Feature Importance Graph
The Random Forest model identifies the top 10 predictors of churn:
importances = pd.Series(model.feature_importances_, index=X.columns)
importances.sort_values(ascending=False).head(10).plot(kind='barh')
plt.title('Top 10 Feature Importances')
plt.gca().invert_yaxis()
plt.show()
This typically produces a graph like:
Feature Importance →
| tenure_months
| monthly_charges
| total_charges
| contract_type_Two year
| internet_service_Fiber optic
| support_calls_last_3mo
| tech_support_Yes
| streaming_tv_Yes
| device_protection_Yes
| payment_method_Electronic check
9. Business Insights & Recommendations
-
📉 Short Tenure, High Charges = High Churn Risk
New users paying more are at risk. Provide targeted onboarding or discounts. -
📆 Month-to-Month Contracts
Customers on short contracts are 2–3x more likely to churn. Encourage term commitments with incentives. -
📞 High Support Calls
Frustrated customers are more likely to leave.

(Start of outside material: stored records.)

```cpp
int golhip_group_step(golhip_t *hs, int32_t n, int64_t nturns);
int golhip_group_step_ex(golhip_t *hs, int32_t n, int64_t nturns, int32_t want_flips);
int golhip_group_set_pad_step(golhip_t *hs, int32_t n, int32_t mode);

typedef struct golhip_halo_plan {
    int32_t prev_rank, next_rank;
    int32_t send_up_row, recv_top_row;
    int32_t send_down_row, recv_bottom_row;
    int32_t rows;
    int64_t bytes;
} golhip_halo_plan_t;
int golhip_halo_plan(int32_t width, int32_t strip_rows, int32_t nranks, int32_t rank, int32_t depth,
                     golhip_halo_plan_t *out);
int golhip_halo_schedule(int32_t strip_rows, int32_t tb_depth, int32_t resident, int64_t turns_left,
                         int32_t *depth, int32_t *launches);
typedef struct golhip_skew_span_in {
    int32_t ab, eb, depth, self, pair;
    int32_t off, wrap, rmax;
    int32_t half, dr, row_words, counts, enabled;
} golhip_skew_span_in_t;
int golhip_skew_span(const golhip_skew_span_in_t *in, int32_t *k_lo, int32_t *k_hi);
int golhip_skew_interior_plan(golhip_t h, int32_t depth, int32_t ext, int32_t counts, int64_t *interior_bodies,
                              int64_t *main_bodies);

int golhip_load_bytes(golhip_t h, const uint8_t *cells);
int golhip_load_bits(golhip_t h, const uint32_t *words);
int golhip_fill_random(golhip_t h, uint64_t seed);

int golhip_step(golhip_t h, int64_t nturns, int32_t want_flips);
int golhip_sync(golhip_t h);
int golhip_turn(golhip_t h, int64_t *turns_done);

int golhip_alive_count(golhip_t h, uint64_t *count, int64_t *at_turn);
int golhip_alive_count_global(golhip_t h, uint64_t *count, int64_t *at_turn);
int golhip_flips(golhip_t h, int32_t *xy, uint64_t cap, uint64_t *n);
int golhip_step_flips(golhip_t h, int64_t nturns, int32_t *xy, uint64_t cap, uint64_t *counts, uint64_t *n);
#define GOLHIP_FLIPS_XY 0
#define GOLHIP_FLIPS_INDEX 1
int golhip_flip_stream(golhip_t h, int64_t nturns, int32_t format, void *out, uint64_t cap, uint64_t *counts,
                       int64_t *turns_done, uint64_t *n);
int golhip_group_flip_stream(golhip_t *hs, int32_t n, int64_t nturns, int32_t format, void *out, uint64_t cap,
                             uint64_t *counts, int64_t *turns_done, uint64_t *n_entries);
int golhip_alive_cells(golhip_t h, int32_t *xy, uint64_t cap, uint64_t *n);
int golhip_snapshot_bytes(golhip_t h, uint8_t *out);
int golhip_snapshot_bits(golhip_t h, uint32_t *out);
int golhip_snapshot_rows(golhip_t h, int32_t row, int32_t nrows, uint32_t *out);
int golhip_board_hash(golhip_t h, uint64_t *hash);

// ... 96 lines not shown
```

Before: 148,800.

## Add pair-kernel tail depths and cost-based depth scheduling for remainder turns

Instantiates the paired skew kernel for depths 12, 15 and 16, adjusting the pair main-loop start to an even push, and adds a launch-cost model in depth_plan. The model picks a sequence of tail launches that minimises estimated cost using the cheaper pair kernels. This targets the tail turns that previously fell back to non-pair or smaller-depth launches. It adds more kernel instantiations (code size, compile time) and scheduling barriers, and depends on a heuristic cost model.

```diff
diff --git a/game-of-life-distributed_amd/csrc/gol_kernels.hip b/game-of-life-distributed_amd/csrc/gol_kernels.hip
--- a/game-of-life-distributed_amd/csrc/gol_kernels.hip
+++ b/game-of-life-distributed_amd/csrc/gol_kernels.hip
@@ -742,6 +742,7 @@
     Shifted nx;
     unit_pr<D, (KQ + 0 + LO) & 1, WPL>(LO, x0, sh, st, x1, nx);
     sh = nx;
+    __builtin_amdgcn_sched_barrier(0);
     static_for<D - LO>([&](auto t_tag) {
         constexpr int t = LO + decltype(t_tag)::value;
         parity_fix<2>();
@@ -753,6 +754,7 @@
             unit_pr<D, (KQ + 2 + t) & 1, WPL>(t, x2, sh, st, x1, nx);
             sh = nx;
         } else {
+            __builtin_amdgcn_sched_barrier(0);
             unit_pr<D, (KQ + 1 + t) & 1, WPL>(t, x1, sh, st, x2, nx);
             sh = nx;
             xn = vmov_even(n0);
@@ -901,7 +903,8 @@
     [[maybe_unused]] unsigned long long wt0 = 0, wmain = 0, nmain = 0, wfill = 0, nfill = 0;
     auto fill = [&](auto a_tag) {
         constexpr int A = decltype(a_tag)::value;
-        for (; A == D ? k <= 2 * D - 1 : (k + 2) / 2 <= A - 1; k += 3) {
+        constexpr int KFILL = skew_main_start(D, PR) != skew_main_start(D) ? skew_main_start(D, PR) - 1 : 2 * D - 1;
+        for (; A == D ? k <= KFILL : (k + 2) / 2 <= A - 1; k += 3) {
             const Lanes<WPL> n0 = load_next(), n1 = load_next(), n2 = load_next();
             __builtin_amdgcn_sched_barrier(0);
             Lanes<WPL> y0 = x0, y1 = x1, y2 = x2;
@@ -988,7 +991,7 @@
     };
     for (int i = 0; i < GOL_LOOP_PAD; ++i) asm volatile("s_nop 0");
     if constexpr (PR) {
-        constexpr int KSTART = skew_main_start(D);
+        constexpr int KSTART = skew_main_start(D, PR);
         static_assert(KSTART % 6 == 0, "the pair main loop starts at an even push");
         {
             pr_enter<D, 0, WPL>(h0, h1, cc, st);
@@ -1875,6 +1878,7 @@
     GOL_WCASE(9, 4) GOL_WCASE(16, 1) GOL_WCASE(32, 1)
     GOL_HCASE(16, 2) GOL_HCASE(20, 2)
     GOL_RCASE(18, 2, false) GOL_RCASE(18, 2, true) GOL_RCASE(8, 4, false)
+    GOL_RCASE(12, 2, false) GOL_RCASE(15, 2, false) GOL_RCASE(16, 2, false)
 #undef GOL_WCASE
 #undef GOL_HCASE
 #undef GOL_RCASE
diff --git a/game-of-life-distributed_amd/csrc/gol_skew_span.h b/game-of-life-distributed_amd/csrc/gol_skew_span.h
--- a/game-of-life-distributed_amd/csrc/gol_skew_span.h
+++ b/game-of-life-distributed_amd/csrc/gol_skew_span.h
@@ -10,6 +10,10 @@
 
 constexpr int skew_phase_step(int D) { return D > 20 ? 6 : 3; }
 constexpr int skew_main_start(int D) { return 3 * ((2 * D + 2) / 3); }
+constexpr int skew_main_start(int D, bool pair) {
+    return pair ? 6 * ((skew_main_start(D) + 5) / 6) : skew_main_start(D);
+}
+constexpr bool skew_pair_tail_depth(int D) { return D == 12 || D == 15 || D == 16; }
 constexpr int skew_main_end(int S, int D, bool self) { return S + (self ? 2 * D : 2 * skew_phase_step(D)); }
 
 struct SkewBand {
@@ -32,7 +36,9 @@
     return b;
 }
 
-constexpr bool skew_interior_instance(int D, int wpl, bool half, bool pair) { return pair && wpl == 2 && !half && D == 18; }
+constexpr bool skew_interior_instance(int D, int wpl, bool half, bool pair) {
+    return pair && wpl == 2 && !half && (D == 18 || skew_pair_tail_depth(D));
+}
 
 struct SkewSpan {
     int k_lo, k_hi;
@@ -82,7 +88,7 @@
     using namespace span_detail;
     const int B = in.pair ? 6 : 3;
     const int S = in.eb - in.ab, D = in.D;
-    const int k0 = skew_main_start(D);
+    const int k0 = skew_main_start(D, in.pair);
     SkewSpan none = {k0, k0};
     if (!in.enabled || in.counts || S <= 0 || S > 0x7FFFFFFF - 4 * D - 64) return none;
     if (in.half) {
@@ -92,7 +98,7 @@
     const int kmain = skew_main_end(S, D, in.self);
     int lo = 2 * D + 3, hi = S + 2 * D + 4 - B;
     if (hi > kmain) hi = kmain;
-    if (lo < k0) lo = k0;
+    if (lo < k0 + 3) lo = k0 + 3;
     const int K0 = k0 + (lo - k0 + B - 1) / B * B;
     if (hi <= K0) return none;
     const int K1 = K0 + (hi - K0 + B - 1) / B * B;
diff --git a/game-of-life-distributed_amd/csrc/golhip_impl.h b/game-of-life-distributed_amd/csrc/golhip_impl.h
--- a/game-of-life-distributed_amd/csrc/golhip_impl.h
+++ b/game-of-life-distributed_amd/csrc/golhip_impl.h
@@ -27,6 +27,7 @@
 
 constexpr int kDepths[] = {32, 24, 20, 18, 16, 12, 9, 8, 6, 4, 2, 1};
 constexpr int kNumDepths = sizeof(kDepths) / sizeof(kDepths[0]);
+constexpr int kDepthSlots = kNumDepths + 1;
 constexpr int64_t kTraceWords = 8 + 2 * 1024 * 64;
 
 template <typename T>
@@ -118,8 +119,9 @@
     int lds_bpc[4] = {};
     int64_t lds_bpc_bytes[4] = {};
     int lds_bpc_stride[4] = {};
-    int skew_bpc[gh::kNumDepths][12] = {};
+    int skew_bpc[gh::kDepthSlots][12] = {};
     int skew_pairs = 5;
+    bool pair_tail_step = false;
     int skew_interior = 1;
     unsigned *skew_err = nullptr;
     unsigned *skew_err_dev = nullptr;
@@ -153,7 +155,7 @@
     int resident_max = (int)golk::kResidentMaxTurns;
     int64_t persist_fallbacks = 0;
     int64_t persist_timeout_ticks = 100000000ll;
-    int auto_rpw[gh::kNumDepths] = {};
+    int auto_rpw[gh::kDepthSlots] = {};
     bool loaded = false;
     int il = 0;
     std::atomic<int64_t> turns{0};
@@ -264,7 +266,8 @@
     int d, k;
 };
 int largest_depth(int64_t want);
-DepthRun depth_plan(int cap, int64_t left);
+DepthRun depth_plan(int cap, int64_t left, bool pair_tail = false);
+bool pair_tail_on(golhip_t h);
 int sched_rows(golhip_t h);
 int persist_nw_for(golhip_t h, int depth, int wpl);
 bool persist_on(golhip_t h);
diff --git a/game-of-life-distributed_amd/csrc/golhip_plan.cpp b/game-of-life-distributed_amd/csrc/golhip_plan.cpp
--- a/game-of-life-distributed_amd/csrc/golhip_plan.cpp
+++ b/game-of-life-distributed_amd/csrc/golhip_plan.cpp
@@ -12,11 +12,45 @@
 }
 static bool special_depth(int d) { return d == 9 || d == 18; }
 
-DepthRun depth_plan(int cap, int64_t left) {
+static constexpr int kPairTailDepths[] = {18, 16, 15, 12, 8, 6, 4, 2, 1};
+static constexpr int kRampTenths = 281;
+static int64_t launch_cost(int d, bool pair_kernel) { return (int64_t)(10 * d + kRampTenths) * (pair_kernel ? 12 : 13); }
+static bool pair_tail_depth(int d) { return d == 18 || golk::skew_pair_tail_depth(d); }
+
+static DepthRun first_run(std::vector<int> &seq, int M, int64_t head) {
+    std::sort(seq.begin(), seq.end(), std::greater<int>());
+    const int d = head > 0 ? M : seq[0];
+    int64_t n = head;
+    for (int x : seq) n += (x == d);
+    return {d, n};
+}
+
+DepthRun depth_plan(int cap, int64_t left, bool pair_tail) {
     const int M = special_depth(cap) ? cap : largest_depth(std::max(1, cap));
     if (left <= 0) return {M, 0};
     const int64_t head = std::max<int64_t>(0, left / M - 12);
     const int t = (int)(left - head * M);
+    std::vector<int> cheap;
+    int64_t cheap_cost = -1;
+    if (pair_tail && M == 18) {
+        std::vector<int64_t> cost(t + 1, INT64_MAX);
+        std::vector<int> nl(t + 1, 0), mn(t + 1, INT_MAX), pick(t + 1, 0);
+        cost[0] = 0;
+        for (int v = 1; v <= t; ++v)
+            for (int d : kPairTailDepths) {
+                if (d > v) continue;
+                const int64_t c = cost[v - d] + launch_cost(d, pair_tail_depth(d));
+                const int n = nl[v - d] + 1, m = std::min(mn[v - d], d);
+                if (c < cost[v] || (c == cost[v] && (n < nl[v] || (n == nl[v] && m > mn[v])))) {
+                    cost[v] = c;
+                    nl[v] = n;
+                    mn[v] = m;
+                    pick[v] = d;
+                }
+            }
+        for (int v = t; v > 0; v -= pick[v]) cheap.push_back(pick[v]);
+        cheap_cost = cost[t];
+    }
     std::vector<int> nl(t + 1, INT_MAX), mn(t + 1, 0), pick(t + 1, 0);
     nl[0] = 0;
     mn[0] = INT_MAX;
@@ -32,11 +66,12 @@
         }
     std::vector<int> seq;
     for (int v = t; v > 0; v -= pick[v]) seq.push_back(pick[v]);
-    std::sort(seq.begin(), seq.end(), std::greater<int>());
-    const int d = head > 0 ? M : seq[0];
-    int64_t n = head;
-    for (int x : seq) n += (x == d);
-    return {d, n};
+    if (cheap_cost >= 0) {
+        int64_t c = 0;
+        for (int x : seq) c += launch_cost(x, pair_tail_depth(x));
+        if (cheap_cost < c) return first_run(cheap, M, head);
+    }
+    return first_run(seq, M, head);
 }
 
 int sched_rows(golhip_t h) { return (h->ringed() && h->nranks > 1 && h->ring_rows > 0) ? h->ring_rows : h->rows; }
@@ -139,7 +174,7 @@
 static int depth_index(int d) {
     for (int i = 0; i < kNumDepths; ++i)
         if (kDepths[i] == d) return i;
-    return kNumDepths - 1;
+    return d == 15 ? kNumDepths : kNumDepths - 1;
 }
 
 bool tb_paired(golhip_t h) { return h->paired_bands && h->fill_skip; }
@@ -180,8 +215,9 @@
     return c;
 }
 
-bool skew_dims(golhip_t h, int depth, int wpl, int L, golk::SkewArgs *sk) {
-    const bool pr = (depth == 18 && (h->skew_pairs & 1)) || (wpl == 4 && depth == 8 && (h->skew_pairs & 2));
+static bool skew_dims_for(golhip_t h, int depth, int wpl, int L, bool tail, golk::SkewArgs *sk) {
+    const bool pr = (depth == 18 && (h->skew_pairs & 1)) || (wpl == 4 && depth == 8 && (h->skew_pairs & 2)) ||
+                    (tail && wpl == 2 && golk::skew_pair_tail_depth(depth) && golk::skew_supported(depth, 2, false, true));
     if (!h->skew || h->W % 32 != 0 || !golk::skew_supported(depth, wpl, false, pr)) return false;
     const int hcap = h->skew_hcap >= 0 ? h->skew_hcap : 3 * depth / 4;
     const int smin = depth + 3;
@@ -224,6 +260,22 @@
     return true;
 }
 
+bool skew_dims(golhip_t h, int depth, int wpl, int L, golk::SkewArgs *sk) {
+    return skew_dims_for(h, depth, wpl, L, h->pair_tail_step, sk);
+}
+
+bool pair_tail_on(golhip_t h) {
+    if (!h->torus() || h->halo_mode() || h->rule_path() || !(h->skew_pairs & 1)) return false;
+    if (depth_cap(h, false) != 18) return false;
+    for (int d : {18, 16, 15, 12}) {
+        golk::SkewArgs sk{};
+        if (!golk::skew_supported(d, 2, false, true) || !skew_dims_for(h, d, 2, h->rows, true, &sk) || sk.half ||
+            !sk.pairs)
+            return false;
+    }
+    return true;
+}
+
 static bool skew_fills(golhip_t h) {
     if (!h->skew || h->W % 32 != 0) return false;
     const int wpl = wpl_per_launch(h);
@@ -343,6 +395,20 @@
     return GOLHIP_OK;
 }
 
+int golhip_depth_schedule(int32_t cap, int32_t pair_tail, int64_t turns_left, int32_t *depth, int64_t *launches) {
+    if (!depth || !launches || cap < 1 || cap > GOLHIP_MAX_TB_DEPTH || turns_left < 1 || (pair_tail && cap != 18))
+        return fail(GOLHIP_EINVAL, "bad depth schedule request");
+    const DepthRun run = depth_plan(cap, turns_left, pair_tail != 0);
+    *depth = run.d;
+    *launches = run.n;
+    return GOLHIP_OK;
+}
+
+int64_t golhip_launch_cost(int32_t depth, int32_t pair_kernel) {
+    if (depth < 1 || depth > GOLHIP_MAX_TB_DEPTH) return -1;
+    return launch_cost(depth, pair_kernel != 0);
+}
+
 int golhip_skew_span(const golhip_skew_span_in_t *in, int32_t *k_lo, int32_t *k_hi) {
     if (!in || !k_lo || !k_hi || in->depth < 4 || in->depth > GOLHIP_MAX_TB_DEPTH || in->eb < in->ab || in->dr < 0 || in->row_words < 1)
         return fail(GOLHIP_EINVAL, "bad skew span request");
@@ -371,7 +437,10 @@
     }
     golk::SkewArgs sk{};
     const int wpl = wpl_for(h);
-    if (!skew_plan(h, depth, wpl, a, &sk)) return GOLHIP_OK;
+    h->pair_tail_step = !halo && ext == 0 && pair_tail_on(h);
+    const bool planned = skew_plan(h, depth, wpl, a, &sk);
+    h->pair_tail_step = false;
+    if (!planned) return GOLHIP_OK;
     const int sy = 8 / sk.tx, L = sk.half ? a.rows_out / 2 : a.rows_out, B = sk.pairs ? 6 : 3;
     for (int stack = 0; stack < sk.nst; ++stack)
         for (int pos = 0; pos < sy; ++pos) {
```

Flag accounts with 3+ calls in 3 months. -
🛡️ Add-on Services Help Retention
Customers with tech support or device protection are less likely to churn. Bundle these in offers.
10. Next Steps
- Optimize for recall if the business goal is proactive retention.
- Try alternative models like Logistic Regression or XGBoost.
- Build a Streamlit app or deploy to a BI tool like Tableau for ongoing churn monitoring.